Free Speech Lives
"The First Amendment’s protections do not depend on the speaker’s financial ability to engage in public discussion.”
“When Government seeks to use its full power, including the criminal law, to command where a person may get his or her information or what distrusted source he or she may not hear, it uses censorship to control thought. This is unlawful. The First Amendment confirms the freedom to think for ourselves.”
“Our Nation’s speech dynamic is changing, and informative voices should not have to circumvent onerous restrictions to exercise their First Amendment rights.”
“The First Amendment does not permit laws that force speakers to retain a campaign finance attorney, conduct demographic marketing research, or seek declaratory rulings before discussing the most salient political issues of our day.”
Yes indeed. The arguments against the decision fall into several categories, none of which withstand much scrutiny:
Unlimited corporate speech leads to corruption. Fearing a torrent of corporate cash to achieve their election defeat, Congressman will knuckle under to corporate demands. Alternatively, Congressmen can reap the benefits of corporate money spent in their favor. Here, Congressmen are basically saying "stop me before I take a bribe again." There is no corruption problem if Congressmen are not corrupt, and the solution to that problem is to punish corruption or, much more saliently, to remove the opportunities for corruption by ending Congress's capacity to take loot from one party and give it to another. The implied contempt for John Q. Public -- that public opinion can be rolled by the expenditure of enough cash -- is also striking.
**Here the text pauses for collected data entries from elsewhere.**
__host__ __device__ inline PkLayout pk_layout_long(u32 maxfb) {
    PkLayout l;
    l.maxfb = maxfb;
    l.dec_bytes = DUMP_GROUP * DEC_BLOCK;
    const u32 scratch = 64u * 4u * pk_scratch_words(maxfb), img = 4u * 4u * IMG_RING;
    u32 tabregion = DEC_BLOCK + scratch + img;
    tabregion = tabregion > (u32)TAB_BYTES ? ((tabregion + 15u) & ~15u) : (u32)TAB_BYTES;
    l.img_off = l.dec_bytes + DEC_BLOCK + scratch;
    l.total = l.dec_bytes + tabregion;
    return l;
}
static_assert(SPEC_BLOCKS * DEC_BLOCK <= DUMP_GROUP * DEC_BLOCK + (u32)TAB_BYTES, "an in-flight part must fit dec + the dead table");

struct Carry {
    u32 a0, b0, a1, b1, a2, b2, a3, b3;
};
DEV void carry_put(Carry& c, int d, u32 x, u32 y) {
    asm volatile(
        "s_cmp_lt_i32 %[d], 16\n\t"
        "s_cbranch_scc1 .Lcy_end%=\n\t"
        "s_cmp_lg_u32 %[d], 16\n\t"
        "s_cbranch_scc1 .Lcy_1%=\n\t"
        "v_mov_b32 %[a0], %[x]\n\t"
        "v_mov_b32 %[b0], %[y]\n\t"
        "s_branch .Lcy_end%=\n"
        ".Lcy_1%=:\n\t"
        "s_cmp_lg_u32 %[d], 17\n\t"
        "s_cbranch_scc1 .Lcy_2%=\n\t"
        "v_mov_b32 %[a1], %[x]\n\t"
        "v_mov_b32 %[b1], %[y]\n\t"
        "s_branch .Lcy_end%=\n"
        ".Lcy_2%=:\n\t"
        "s_cmp_lg_u32 %[d], 18\n\t"
        "s_cbranch_scc1 .Lcy_3%=\n\t"
        "v_mov_b32 %[a2], %[x]\n\t"
        "v_mov_b32 %[b2], %[y]\n\t"
        "s_branch .Lcy_end%=\n"
        ".Lcy_3%=:\n\t"
        "v_mov_b32 %[a3], %[x]\n\t"
        "v_mov_b32 %[b3], %[y]\n"
        ".Lcy_end%=:"
        : [a0] "+v"(c.a0), [b0] "+v"(c.b0), [a1] "+v"(c.a1), [b1] "+v"(c.b1), [a2] "+v"(c.a2), [b2] "+v"(c.b2), [a3] "+v"(c.a3), [b3] "+v"(c.b3)
        : [d] "s"(d), [x] "v"(x), [y] "v"(y)
        : "scc");
}
DEV void carry_to_lds(const Carry& c, char* dec, u32 dslot, u32 first, u32 n) {
    if (n > 0u) *reinterpret_cast<uint2*>(dec + (first + 0u) * DEC_BLOCK + dslot) = make_uint2(c.a0, c.b0);
    if (n > 1u) *reinterpret_cast<uint2*>(dec + (first + 1u) * DEC_BLOCK + dslot) = make_uint2(c.a1, c.b1);
    if (n > 2u) *reinterpret_cast<uint2*>(dec + (first + 2u) * DEC_BLOCK + dslot) = make_uint2(c.a2, c.b2);
    if (n > 3u) *reinterpret_cast<uint2*>(dec + (first + 3u) * DEC_BLOCK + dslot) = make_uint2(c.a3, c.b3);
}
DEV u32 pack_rows(u32 P) {
    return (u32)__builtin_amdgcn_readlane((int)P, 0) | ((u32)__builtin_amdgcn_readlane((int)P, 16) << 8) |
           ((u32)__builtin_amdgcn_readlane((int)P, 32) << 16) | ((u32)__builtin_amdgcn_readlane((int)P, 48) << 24);
}

#ifndef VIT_LONG_BASE_PRIO
#define VIT_LONG_BASE_PRIO 1
#endif
#ifndef VIT_LONG_INFLIGHT
#define VIT_LONG_INFLIGHT 1
#endif

DEV void wave_sync() { asm volatile("s_waitcnt lgkmcnt(0)" ::: "memory"); }

template <bool SYM32>
__global__ __launch_bounds__(64, 4) void vit_pk_long_kernel(const uint8_t* __restrict__ sym, uint8_t* __restrict__ out,
                                                             const vit_frame_desc* __restrict__ desc,
                                                             u32 framebits_uniform, long long nframes, PkLayout lay,
                                                             uint2* spill, u32 spill_blocks, unsigned* counter,
                                                             u32 ngroups, u32 short_max,
                                                             const unsigned* __restrict__ split_gate, u32 renorm_c, u32 nsimd) {
    extern __shared__ __attribute__((aligned(16))) char lds[];
// ... 392 lines not shown
#endif
bool vit_pk_supported(uint32_t max_framebits) {
    if (max_framebits < 2 || max_framebits > PK_MAX_FRAMEBITS || (max_framebits % 2u) != 0) return false;
    const u32 nblk = (max_framebits + VIT_TAIL + 15u) >> 4;
    return (nblk <= SEG_BLOCKS ? pk_layout(max_framebits) : pk_layout_long(max_framebits)).total <= 160u * 1024u;
}

struct ScratchCtx {
    void* buf = nullptr;
    size_t cap = 0;
    hipEvent_t ev = nullptr;
    int dev = -1;
    bool bins_clean = false;
    hipStream_t side = nullptr;
    hipEvent_t ev_fork = nullptr, ev_join = nullptr;
    void drop_side() {
        if (side) (void)hipStreamDestroy(side);
        if (ev_fork) (void)hipEventDestroy(ev_fork);
        if (ev_join) (void)hipEventDestroy(ev_join);
        side = nullptr;
        ev_fork = ev_join = nullptr;
    }
    ~ScratchCtx() {
        drop_side();
        if (buf) (void)hipFree(buf);
        if (ev) (void)hipEventDestroy(ev);
    }
};
constexpr int PK_MAX_DEVS = 64;
struct ScratchCtxs {
    ScratchCtx by_dev[PK_MAX_DEVS];
};
thread_local ScratchCtxs t_scratch;
constexpr size_t SCRATCH_HDR = 16384;
constexpr int64_t SORT_MIN_FRAMES = 16;

bool sort_enabled() {
    static const bool on = getenv("VITERBI_AMD_NO_SORT") == nullptr;
    return on;
}
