# smallflyingpig/speech-to-image-translation-without-text

Hardware: AMD Instinct MI355X
Metric: StackGAN-v2 3-stage G+D train-step images/sec at 256px (higher is better)
Workload: dtype f32

## Files before the change

speech_to_image_translation_without_text_amd/csrc/s2i_conv_fwd.hip:

```cpp
#include "s2i_igemm.h"

namespace {

__global__ __launch_bounds__(256) void split_packed_kernel(const float* __restrict__ src, unsigned short* __restrict__ dst_rc,
                                                           unsigned short* __restrict__ dst_cr, int R, int C, int NP,
                                                           long long plane) {
  __shared__ float tile[32][33];
  const int t = blockIdx.z;
  const int r0 = blockIdx.y * 32, c0 = blockIdx.x * 32;
  const int tx = threadIdx.x & 31, ty = threadIdx.x >> 5;
  const float* sp = src + (size_t)t * R * C;
#pragma unroll
  for (int k = 0; k < 4; ++k) {
    const int r = r0 + ty + 8 * k, c = c0 + tx;
    tile[ty + 8 * k][tx] = (r < R && c < C) ? sp[(size_t)r * C + c] : 0.f;
  }
  __syncthreads();
#pragma unroll
  for (int k = 0; k < 4; ++k) {
    if (dst_rc) {
      const int r = r0 + ty + 8 * k, c = c0 + tx;
      if (r < R && c < C) {
        float v = tile[ty + 8 * k][tx];
        const size_t o = ((size_t)t * R + r) * C + c;
        for (int pl = 0; pl < NP; ++pl) {
          const __bf16 h = (__bf16)v;
          dst_rc[pl * plane + o] = __builtin_bit_cast(unsigned short, h);
          v -= (float)h;
        }
      }
    }
    if (dst_cr) {
      const int c = c0 + ty + 8 * k, r = r0 + tx;
      if (r < R && c < C) {
        float v = tile[tx][ty + 8 * k];
        const size_t o = ((size_t)t * C + c) * R + r;
        for (int pl = 0; pl < NP; ++pl) {
          const __bf16 h = (__bf16)v;
          dst_cr[pl * plane + o] = __builtin_bit_cast(unsigned short, h);
          v -= (float)h;
        }
      }
    }
  }
}
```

Corporations will drown everyone else out. Corporations have money, and no other voices will be heard. Senator Menendez of New Jersey opined that "We must look at legislative ways to make sure the ledger is not tipped so far for corporate interests that citizens' voices are drowned out." Alas, the First Amendment oes not read "Congress will make sure everybody gets a turn, because otherwise it's no fair." Instead, it reads, movingly in its simplicity, "Congress shall make no law abridging freedom of speech." So Senator Menendez's "legislative ways" will have to take account of that.
Indeed, the speech that is backed by the most resources is not the speech of large corporations, but the speech of Congressmen themselves. The media crave interviews with politicians, who also use public resources to communicate with constituents. Every blowhard senator or representative who rushes to a microphone to condemn this decision needs to realize that what it is about is the power of people argue for their defeat, and that campaign-finance law is one big incumbency-protection racket.
Corporations ain't people. No, but the people who compose them are. A group of citizens who unite for a particular purpose and call themselves "Citizens against Corporate Slavery” certainly has the right to issue a statement and to give money to politicians in the name of that group. So does a group of citizens who unite for a particular purpose and call themselves "Google." The First Amendment makes no distinction among for-profit associations and associations formed for other purposes. Period. It is true that some shareholders or employees may object to a statement issued in the name of the group of citizens who unite to call themselves “Google,” but that is true of any group. In a free society, they may exit the group, issue a dissenting statement, or just swallow hard and ignore it. That is no rationale for shutting down the power of the group to speak collectively at all.
Corporations are generally not formed to speak, but when citizens choose to associate that way, and to speak on behalf of that association, their First Amendment rights are not affected in any way. The First Amendment has no asterisks.
Special interests will hijack the legislative process. Tell me another one. President Obama actually used this argument after the decision came down, saying the decision has “given a green light to a new stampede of special interest money in our politics." In short, his agenda is the public interest, and opposition to it is the special interests. This is the oldest rhetorical trick in the collectivist playbook. People who think drug companies should fund the health care of third parties are the public interest, but the companies objecting to it (and people who object to it philosophically) are something else.
As a final aside, Googling "corporate power" and "Citizens United” already yields over 10,000 hits. Sen. Schumer in particular has already said, "The bottom line is this: The Supreme Court has just pre-determined the winners of next November's elections. It won't be Republicans, it won't be Democrats, it will be corporate America." As far as I know he is more or less in the mainstream of current progressive thought. And so the corporations-run-the-world trope appears to be firmly ensconced on center stage in progressive thinking.
So overall, a fabulous day. The only disappointment is the realization, given the accelerating politicization of the law, that this decision is only as good as the next Justice's retirement.